Where the word "kend" shows up in the entries below, please copy the whole line.

━━ Material supplied

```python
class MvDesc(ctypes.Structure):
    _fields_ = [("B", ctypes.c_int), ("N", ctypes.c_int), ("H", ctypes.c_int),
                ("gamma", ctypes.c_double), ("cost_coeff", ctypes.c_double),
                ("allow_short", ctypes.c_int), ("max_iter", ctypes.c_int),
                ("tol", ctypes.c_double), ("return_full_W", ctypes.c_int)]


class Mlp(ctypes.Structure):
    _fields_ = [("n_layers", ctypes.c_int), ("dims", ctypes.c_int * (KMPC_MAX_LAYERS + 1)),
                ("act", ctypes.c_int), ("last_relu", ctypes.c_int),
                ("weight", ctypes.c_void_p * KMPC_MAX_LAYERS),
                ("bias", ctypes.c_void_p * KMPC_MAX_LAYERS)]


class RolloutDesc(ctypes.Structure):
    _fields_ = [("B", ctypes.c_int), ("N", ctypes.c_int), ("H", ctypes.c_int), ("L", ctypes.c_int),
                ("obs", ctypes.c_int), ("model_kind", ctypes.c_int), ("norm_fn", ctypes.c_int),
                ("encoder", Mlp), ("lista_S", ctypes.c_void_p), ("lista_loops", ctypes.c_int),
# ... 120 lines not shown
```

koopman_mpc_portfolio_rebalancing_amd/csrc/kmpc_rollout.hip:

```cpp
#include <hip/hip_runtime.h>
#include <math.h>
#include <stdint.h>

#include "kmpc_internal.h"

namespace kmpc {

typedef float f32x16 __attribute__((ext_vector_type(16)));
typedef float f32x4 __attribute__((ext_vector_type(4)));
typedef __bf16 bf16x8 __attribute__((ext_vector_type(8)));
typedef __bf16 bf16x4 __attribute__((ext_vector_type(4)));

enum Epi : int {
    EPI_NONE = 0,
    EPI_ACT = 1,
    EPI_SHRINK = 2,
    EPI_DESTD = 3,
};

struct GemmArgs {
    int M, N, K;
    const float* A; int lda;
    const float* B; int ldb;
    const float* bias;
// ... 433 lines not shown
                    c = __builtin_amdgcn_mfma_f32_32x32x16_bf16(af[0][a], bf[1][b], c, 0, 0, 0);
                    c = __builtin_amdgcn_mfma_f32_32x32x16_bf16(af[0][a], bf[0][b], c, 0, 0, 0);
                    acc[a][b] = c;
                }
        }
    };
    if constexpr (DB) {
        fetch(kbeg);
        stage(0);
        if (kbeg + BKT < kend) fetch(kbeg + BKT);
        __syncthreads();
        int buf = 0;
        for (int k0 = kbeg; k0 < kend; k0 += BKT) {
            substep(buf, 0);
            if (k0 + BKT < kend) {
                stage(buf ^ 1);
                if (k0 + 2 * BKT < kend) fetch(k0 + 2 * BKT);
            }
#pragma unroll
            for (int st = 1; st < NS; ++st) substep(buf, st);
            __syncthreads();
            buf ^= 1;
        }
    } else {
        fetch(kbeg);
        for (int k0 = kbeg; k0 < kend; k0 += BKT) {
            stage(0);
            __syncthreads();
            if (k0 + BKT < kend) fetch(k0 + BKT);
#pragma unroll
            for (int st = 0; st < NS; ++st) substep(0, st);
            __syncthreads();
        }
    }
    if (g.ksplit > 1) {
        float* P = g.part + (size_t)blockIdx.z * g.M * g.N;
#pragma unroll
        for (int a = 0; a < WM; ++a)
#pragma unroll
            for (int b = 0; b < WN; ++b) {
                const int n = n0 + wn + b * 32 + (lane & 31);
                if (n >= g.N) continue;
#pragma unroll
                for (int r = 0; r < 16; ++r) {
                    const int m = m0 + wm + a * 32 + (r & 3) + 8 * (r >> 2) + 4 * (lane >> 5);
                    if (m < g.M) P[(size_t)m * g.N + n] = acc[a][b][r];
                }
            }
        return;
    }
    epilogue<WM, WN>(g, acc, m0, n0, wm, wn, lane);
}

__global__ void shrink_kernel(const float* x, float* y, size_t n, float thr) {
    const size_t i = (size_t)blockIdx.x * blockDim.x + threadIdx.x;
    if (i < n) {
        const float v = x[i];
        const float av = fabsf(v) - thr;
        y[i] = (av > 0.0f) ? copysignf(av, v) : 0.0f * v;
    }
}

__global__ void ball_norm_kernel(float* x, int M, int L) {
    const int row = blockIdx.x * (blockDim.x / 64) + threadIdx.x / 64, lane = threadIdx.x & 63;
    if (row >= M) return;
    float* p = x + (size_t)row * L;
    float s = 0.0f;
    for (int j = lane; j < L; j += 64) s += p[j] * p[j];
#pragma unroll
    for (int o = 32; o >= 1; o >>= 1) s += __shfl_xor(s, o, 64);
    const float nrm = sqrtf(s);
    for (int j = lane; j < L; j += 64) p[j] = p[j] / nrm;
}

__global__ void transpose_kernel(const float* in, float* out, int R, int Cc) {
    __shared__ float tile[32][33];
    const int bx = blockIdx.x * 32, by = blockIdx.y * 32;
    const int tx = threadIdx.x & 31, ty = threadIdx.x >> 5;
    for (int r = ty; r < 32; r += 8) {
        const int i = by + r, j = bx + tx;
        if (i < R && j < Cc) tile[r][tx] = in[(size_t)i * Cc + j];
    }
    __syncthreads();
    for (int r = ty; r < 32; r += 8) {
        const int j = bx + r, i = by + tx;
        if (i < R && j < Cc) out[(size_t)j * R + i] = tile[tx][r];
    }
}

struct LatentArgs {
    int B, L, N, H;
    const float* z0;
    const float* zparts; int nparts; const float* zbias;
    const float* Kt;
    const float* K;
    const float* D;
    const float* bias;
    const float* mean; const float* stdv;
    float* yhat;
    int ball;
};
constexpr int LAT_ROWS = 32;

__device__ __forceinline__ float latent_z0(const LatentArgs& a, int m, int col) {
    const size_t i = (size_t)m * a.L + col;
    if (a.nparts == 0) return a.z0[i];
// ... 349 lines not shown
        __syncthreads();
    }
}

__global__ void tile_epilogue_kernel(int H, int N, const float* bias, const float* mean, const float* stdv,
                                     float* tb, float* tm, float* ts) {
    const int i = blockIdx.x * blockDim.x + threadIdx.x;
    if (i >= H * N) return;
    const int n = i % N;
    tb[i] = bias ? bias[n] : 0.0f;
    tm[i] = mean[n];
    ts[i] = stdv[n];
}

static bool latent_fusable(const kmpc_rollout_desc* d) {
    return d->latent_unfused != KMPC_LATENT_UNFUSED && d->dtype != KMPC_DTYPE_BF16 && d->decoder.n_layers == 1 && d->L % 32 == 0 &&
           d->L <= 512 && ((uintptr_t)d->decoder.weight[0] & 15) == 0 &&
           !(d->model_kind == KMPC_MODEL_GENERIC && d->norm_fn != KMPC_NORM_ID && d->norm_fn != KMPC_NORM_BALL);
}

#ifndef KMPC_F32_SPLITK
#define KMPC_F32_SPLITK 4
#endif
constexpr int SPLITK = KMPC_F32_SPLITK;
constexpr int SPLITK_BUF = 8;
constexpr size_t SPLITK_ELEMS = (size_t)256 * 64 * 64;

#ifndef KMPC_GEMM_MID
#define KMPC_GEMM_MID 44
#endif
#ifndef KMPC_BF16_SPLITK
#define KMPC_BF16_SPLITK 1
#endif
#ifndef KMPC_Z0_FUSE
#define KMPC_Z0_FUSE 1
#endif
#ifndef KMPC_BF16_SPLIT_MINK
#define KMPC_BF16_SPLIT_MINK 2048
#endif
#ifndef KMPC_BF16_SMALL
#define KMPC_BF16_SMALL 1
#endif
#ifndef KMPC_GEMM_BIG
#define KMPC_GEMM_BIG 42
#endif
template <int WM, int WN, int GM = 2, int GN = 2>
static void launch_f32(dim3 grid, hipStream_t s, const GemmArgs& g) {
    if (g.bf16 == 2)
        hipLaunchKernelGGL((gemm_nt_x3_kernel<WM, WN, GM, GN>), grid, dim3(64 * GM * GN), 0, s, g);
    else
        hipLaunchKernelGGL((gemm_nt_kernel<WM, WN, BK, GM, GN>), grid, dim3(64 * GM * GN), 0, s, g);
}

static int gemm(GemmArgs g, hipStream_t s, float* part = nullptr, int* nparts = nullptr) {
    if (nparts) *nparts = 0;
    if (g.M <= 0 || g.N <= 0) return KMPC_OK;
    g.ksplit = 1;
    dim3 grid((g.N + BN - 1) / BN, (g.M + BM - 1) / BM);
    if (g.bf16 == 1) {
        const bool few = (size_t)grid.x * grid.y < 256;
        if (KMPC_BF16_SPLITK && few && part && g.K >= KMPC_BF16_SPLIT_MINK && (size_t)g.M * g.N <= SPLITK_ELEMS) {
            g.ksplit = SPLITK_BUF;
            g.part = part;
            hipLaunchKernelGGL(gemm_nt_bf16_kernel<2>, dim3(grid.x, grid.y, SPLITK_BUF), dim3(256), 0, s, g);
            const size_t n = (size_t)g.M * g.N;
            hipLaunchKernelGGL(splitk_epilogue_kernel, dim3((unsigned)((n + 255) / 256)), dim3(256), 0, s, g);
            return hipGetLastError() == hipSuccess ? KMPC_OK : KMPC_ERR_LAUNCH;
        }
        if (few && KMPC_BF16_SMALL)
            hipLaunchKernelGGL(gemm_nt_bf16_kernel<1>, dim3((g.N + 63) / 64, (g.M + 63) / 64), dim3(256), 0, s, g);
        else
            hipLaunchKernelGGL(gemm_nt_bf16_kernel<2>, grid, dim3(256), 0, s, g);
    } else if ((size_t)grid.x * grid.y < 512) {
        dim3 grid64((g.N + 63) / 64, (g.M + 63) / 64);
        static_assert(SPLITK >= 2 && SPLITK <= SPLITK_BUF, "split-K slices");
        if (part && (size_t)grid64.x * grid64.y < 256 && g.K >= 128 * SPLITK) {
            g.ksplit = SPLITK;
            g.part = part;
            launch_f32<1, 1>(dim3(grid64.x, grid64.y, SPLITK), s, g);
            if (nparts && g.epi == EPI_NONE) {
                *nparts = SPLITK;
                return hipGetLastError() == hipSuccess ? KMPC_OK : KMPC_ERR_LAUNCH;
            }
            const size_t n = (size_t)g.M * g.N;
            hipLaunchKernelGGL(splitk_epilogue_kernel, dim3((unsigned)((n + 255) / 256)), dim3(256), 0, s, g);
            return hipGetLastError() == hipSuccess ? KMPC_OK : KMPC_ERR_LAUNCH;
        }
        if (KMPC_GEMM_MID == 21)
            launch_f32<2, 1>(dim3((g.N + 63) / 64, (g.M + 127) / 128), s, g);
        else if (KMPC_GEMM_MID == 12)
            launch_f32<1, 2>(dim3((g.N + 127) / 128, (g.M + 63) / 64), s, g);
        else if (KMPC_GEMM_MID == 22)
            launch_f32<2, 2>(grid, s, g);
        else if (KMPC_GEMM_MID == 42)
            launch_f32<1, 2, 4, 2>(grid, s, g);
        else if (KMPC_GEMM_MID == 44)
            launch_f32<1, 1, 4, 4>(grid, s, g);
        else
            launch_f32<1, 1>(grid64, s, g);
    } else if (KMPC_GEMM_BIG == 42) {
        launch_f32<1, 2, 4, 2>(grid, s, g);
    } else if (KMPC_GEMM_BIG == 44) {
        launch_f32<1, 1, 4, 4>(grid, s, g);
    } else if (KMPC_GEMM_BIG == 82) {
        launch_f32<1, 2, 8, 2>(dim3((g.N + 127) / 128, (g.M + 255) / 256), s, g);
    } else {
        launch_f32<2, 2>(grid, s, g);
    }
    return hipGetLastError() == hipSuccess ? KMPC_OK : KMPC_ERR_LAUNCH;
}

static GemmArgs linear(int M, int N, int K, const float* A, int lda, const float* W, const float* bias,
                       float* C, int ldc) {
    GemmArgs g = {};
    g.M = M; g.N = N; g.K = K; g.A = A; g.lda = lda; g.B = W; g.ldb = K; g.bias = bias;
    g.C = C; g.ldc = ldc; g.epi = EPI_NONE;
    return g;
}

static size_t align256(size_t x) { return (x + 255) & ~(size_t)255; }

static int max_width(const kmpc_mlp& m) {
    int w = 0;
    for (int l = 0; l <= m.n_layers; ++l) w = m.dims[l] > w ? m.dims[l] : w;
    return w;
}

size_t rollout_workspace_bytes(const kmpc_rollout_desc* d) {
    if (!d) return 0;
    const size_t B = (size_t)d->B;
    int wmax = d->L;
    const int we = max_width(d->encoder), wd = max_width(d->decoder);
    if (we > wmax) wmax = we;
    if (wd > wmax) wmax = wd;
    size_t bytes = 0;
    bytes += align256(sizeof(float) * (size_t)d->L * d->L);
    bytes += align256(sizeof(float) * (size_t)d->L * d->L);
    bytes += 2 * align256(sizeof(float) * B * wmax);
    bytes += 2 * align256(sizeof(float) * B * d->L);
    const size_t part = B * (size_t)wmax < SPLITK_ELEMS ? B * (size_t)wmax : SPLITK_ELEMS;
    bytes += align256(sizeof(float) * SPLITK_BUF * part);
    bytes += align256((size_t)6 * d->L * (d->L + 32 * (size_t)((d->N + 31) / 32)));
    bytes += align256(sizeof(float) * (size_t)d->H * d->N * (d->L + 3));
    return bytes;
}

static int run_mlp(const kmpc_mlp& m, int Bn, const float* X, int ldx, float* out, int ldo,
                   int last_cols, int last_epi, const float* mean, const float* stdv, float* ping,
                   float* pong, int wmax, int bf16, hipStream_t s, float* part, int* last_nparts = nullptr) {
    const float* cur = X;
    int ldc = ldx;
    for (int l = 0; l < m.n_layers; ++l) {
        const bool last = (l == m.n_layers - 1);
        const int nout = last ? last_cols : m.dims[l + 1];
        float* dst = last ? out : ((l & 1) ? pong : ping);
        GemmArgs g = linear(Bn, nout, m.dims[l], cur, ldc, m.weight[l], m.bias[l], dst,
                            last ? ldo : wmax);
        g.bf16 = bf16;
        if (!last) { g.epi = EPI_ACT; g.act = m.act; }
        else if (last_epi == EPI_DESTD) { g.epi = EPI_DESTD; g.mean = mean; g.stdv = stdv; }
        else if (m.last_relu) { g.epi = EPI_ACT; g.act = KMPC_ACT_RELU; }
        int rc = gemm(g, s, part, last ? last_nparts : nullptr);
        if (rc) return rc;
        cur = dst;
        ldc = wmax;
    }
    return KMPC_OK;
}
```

━━━━
━━ Material supplied

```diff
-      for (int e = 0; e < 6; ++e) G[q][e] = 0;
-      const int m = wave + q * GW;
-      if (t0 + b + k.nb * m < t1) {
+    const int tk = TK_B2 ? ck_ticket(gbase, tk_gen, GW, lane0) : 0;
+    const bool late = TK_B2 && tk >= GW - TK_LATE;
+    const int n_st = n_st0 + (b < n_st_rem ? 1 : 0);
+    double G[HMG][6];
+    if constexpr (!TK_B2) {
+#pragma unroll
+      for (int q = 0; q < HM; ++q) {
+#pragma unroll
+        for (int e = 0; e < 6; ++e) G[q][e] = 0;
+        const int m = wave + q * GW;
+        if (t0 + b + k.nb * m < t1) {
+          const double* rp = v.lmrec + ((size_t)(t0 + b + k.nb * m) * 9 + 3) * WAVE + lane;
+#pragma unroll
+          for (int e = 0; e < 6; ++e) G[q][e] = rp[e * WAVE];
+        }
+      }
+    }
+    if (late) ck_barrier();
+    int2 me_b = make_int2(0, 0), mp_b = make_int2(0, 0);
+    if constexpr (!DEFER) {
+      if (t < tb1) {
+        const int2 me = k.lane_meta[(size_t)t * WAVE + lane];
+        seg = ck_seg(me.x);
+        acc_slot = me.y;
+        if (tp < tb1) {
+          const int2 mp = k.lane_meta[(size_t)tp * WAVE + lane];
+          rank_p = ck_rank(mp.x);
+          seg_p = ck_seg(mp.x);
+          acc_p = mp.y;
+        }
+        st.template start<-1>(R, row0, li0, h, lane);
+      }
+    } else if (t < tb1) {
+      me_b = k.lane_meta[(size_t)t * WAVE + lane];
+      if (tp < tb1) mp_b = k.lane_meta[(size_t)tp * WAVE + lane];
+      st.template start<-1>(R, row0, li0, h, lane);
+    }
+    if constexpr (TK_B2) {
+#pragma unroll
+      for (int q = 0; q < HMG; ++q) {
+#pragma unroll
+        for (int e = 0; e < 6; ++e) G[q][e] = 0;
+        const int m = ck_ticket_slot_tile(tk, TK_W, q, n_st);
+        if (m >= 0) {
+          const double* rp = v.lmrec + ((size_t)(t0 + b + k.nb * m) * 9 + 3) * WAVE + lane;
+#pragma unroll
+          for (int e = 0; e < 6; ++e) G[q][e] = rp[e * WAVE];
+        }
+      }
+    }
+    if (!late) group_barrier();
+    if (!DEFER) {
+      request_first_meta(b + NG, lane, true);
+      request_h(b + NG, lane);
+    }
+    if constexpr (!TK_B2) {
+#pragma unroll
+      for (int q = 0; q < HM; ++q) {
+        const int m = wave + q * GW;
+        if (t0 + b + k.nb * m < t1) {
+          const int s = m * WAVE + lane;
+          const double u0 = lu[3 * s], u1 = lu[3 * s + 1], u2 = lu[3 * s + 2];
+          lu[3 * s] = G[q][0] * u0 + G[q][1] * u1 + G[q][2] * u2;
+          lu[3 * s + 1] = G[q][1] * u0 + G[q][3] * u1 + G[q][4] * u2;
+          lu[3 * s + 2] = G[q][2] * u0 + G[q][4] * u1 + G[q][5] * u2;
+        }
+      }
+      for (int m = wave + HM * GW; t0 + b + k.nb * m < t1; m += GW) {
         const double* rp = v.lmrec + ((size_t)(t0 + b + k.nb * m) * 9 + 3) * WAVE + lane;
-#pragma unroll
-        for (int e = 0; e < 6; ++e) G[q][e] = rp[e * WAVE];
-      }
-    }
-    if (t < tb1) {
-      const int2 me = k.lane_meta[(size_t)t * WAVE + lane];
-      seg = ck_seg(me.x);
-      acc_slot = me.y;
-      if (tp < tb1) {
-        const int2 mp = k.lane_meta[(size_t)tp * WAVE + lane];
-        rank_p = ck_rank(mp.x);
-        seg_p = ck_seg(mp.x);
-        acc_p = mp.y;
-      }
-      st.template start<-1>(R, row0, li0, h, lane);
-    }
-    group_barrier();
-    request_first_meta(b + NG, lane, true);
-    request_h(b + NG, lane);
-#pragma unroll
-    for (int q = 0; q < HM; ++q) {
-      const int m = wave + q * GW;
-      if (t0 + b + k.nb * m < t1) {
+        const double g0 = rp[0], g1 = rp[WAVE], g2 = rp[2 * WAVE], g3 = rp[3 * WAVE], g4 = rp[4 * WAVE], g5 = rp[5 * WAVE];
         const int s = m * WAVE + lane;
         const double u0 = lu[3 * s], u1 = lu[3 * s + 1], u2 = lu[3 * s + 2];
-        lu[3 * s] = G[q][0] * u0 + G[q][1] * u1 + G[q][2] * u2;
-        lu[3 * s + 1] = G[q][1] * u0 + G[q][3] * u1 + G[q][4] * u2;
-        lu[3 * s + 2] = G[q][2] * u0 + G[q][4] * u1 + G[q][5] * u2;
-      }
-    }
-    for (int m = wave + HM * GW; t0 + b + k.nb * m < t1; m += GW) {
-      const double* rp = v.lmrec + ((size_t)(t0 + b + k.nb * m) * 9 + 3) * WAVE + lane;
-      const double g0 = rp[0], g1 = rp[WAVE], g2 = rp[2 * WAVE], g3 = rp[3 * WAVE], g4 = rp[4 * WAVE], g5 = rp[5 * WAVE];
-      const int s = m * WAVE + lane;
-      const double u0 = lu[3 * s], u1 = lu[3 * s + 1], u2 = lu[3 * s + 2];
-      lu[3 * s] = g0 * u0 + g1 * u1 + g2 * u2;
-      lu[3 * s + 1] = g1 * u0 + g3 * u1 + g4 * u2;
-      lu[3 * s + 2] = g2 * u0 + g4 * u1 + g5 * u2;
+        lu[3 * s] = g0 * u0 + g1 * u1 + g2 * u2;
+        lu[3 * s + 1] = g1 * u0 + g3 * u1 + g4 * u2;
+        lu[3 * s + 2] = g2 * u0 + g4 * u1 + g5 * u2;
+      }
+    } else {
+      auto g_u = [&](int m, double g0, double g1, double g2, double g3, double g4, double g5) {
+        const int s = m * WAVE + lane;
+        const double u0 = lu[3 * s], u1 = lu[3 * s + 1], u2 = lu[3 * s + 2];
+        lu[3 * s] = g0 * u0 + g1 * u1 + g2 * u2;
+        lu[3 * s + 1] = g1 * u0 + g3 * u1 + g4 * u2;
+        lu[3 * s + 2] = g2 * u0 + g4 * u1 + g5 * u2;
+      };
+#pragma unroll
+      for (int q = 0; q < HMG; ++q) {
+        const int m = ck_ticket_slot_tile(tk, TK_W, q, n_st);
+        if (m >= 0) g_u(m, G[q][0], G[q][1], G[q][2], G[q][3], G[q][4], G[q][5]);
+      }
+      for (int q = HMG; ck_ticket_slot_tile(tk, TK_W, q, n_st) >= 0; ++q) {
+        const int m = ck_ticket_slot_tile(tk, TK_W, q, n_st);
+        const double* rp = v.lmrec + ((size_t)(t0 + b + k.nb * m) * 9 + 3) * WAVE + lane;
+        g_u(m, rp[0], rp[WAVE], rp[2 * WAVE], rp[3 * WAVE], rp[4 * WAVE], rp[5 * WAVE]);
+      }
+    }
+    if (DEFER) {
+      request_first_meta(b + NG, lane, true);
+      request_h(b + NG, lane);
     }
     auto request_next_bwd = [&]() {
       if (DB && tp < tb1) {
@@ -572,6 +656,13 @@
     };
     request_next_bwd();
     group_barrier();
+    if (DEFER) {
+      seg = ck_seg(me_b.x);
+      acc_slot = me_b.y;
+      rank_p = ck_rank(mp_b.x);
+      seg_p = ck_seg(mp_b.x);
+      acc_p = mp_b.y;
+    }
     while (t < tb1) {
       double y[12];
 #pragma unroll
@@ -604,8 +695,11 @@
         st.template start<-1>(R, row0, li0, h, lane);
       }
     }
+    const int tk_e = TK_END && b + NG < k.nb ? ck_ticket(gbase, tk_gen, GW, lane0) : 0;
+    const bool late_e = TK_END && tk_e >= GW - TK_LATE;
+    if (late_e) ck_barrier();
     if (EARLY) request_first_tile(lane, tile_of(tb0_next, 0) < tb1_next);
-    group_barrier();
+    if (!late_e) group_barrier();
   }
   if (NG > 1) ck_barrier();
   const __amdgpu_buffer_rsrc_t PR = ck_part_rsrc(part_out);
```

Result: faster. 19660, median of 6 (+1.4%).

━━━━

§ Answer for this exercise
        if (kbeg + BKT < kend) fetch(kbeg + BKT);
        for (int k0 = kbeg; k0 < kend; k0 += BKT) {
            if (k0 + BKT < kend) {
                if (k0 + 2 * BKT < kend) fetch(k0 + 2 * BKT);
        for (int k0 = kbeg; k0 < kend; k0 += BKT) {
            if (k0 + BKT < kend) fetch(k0 + BKT);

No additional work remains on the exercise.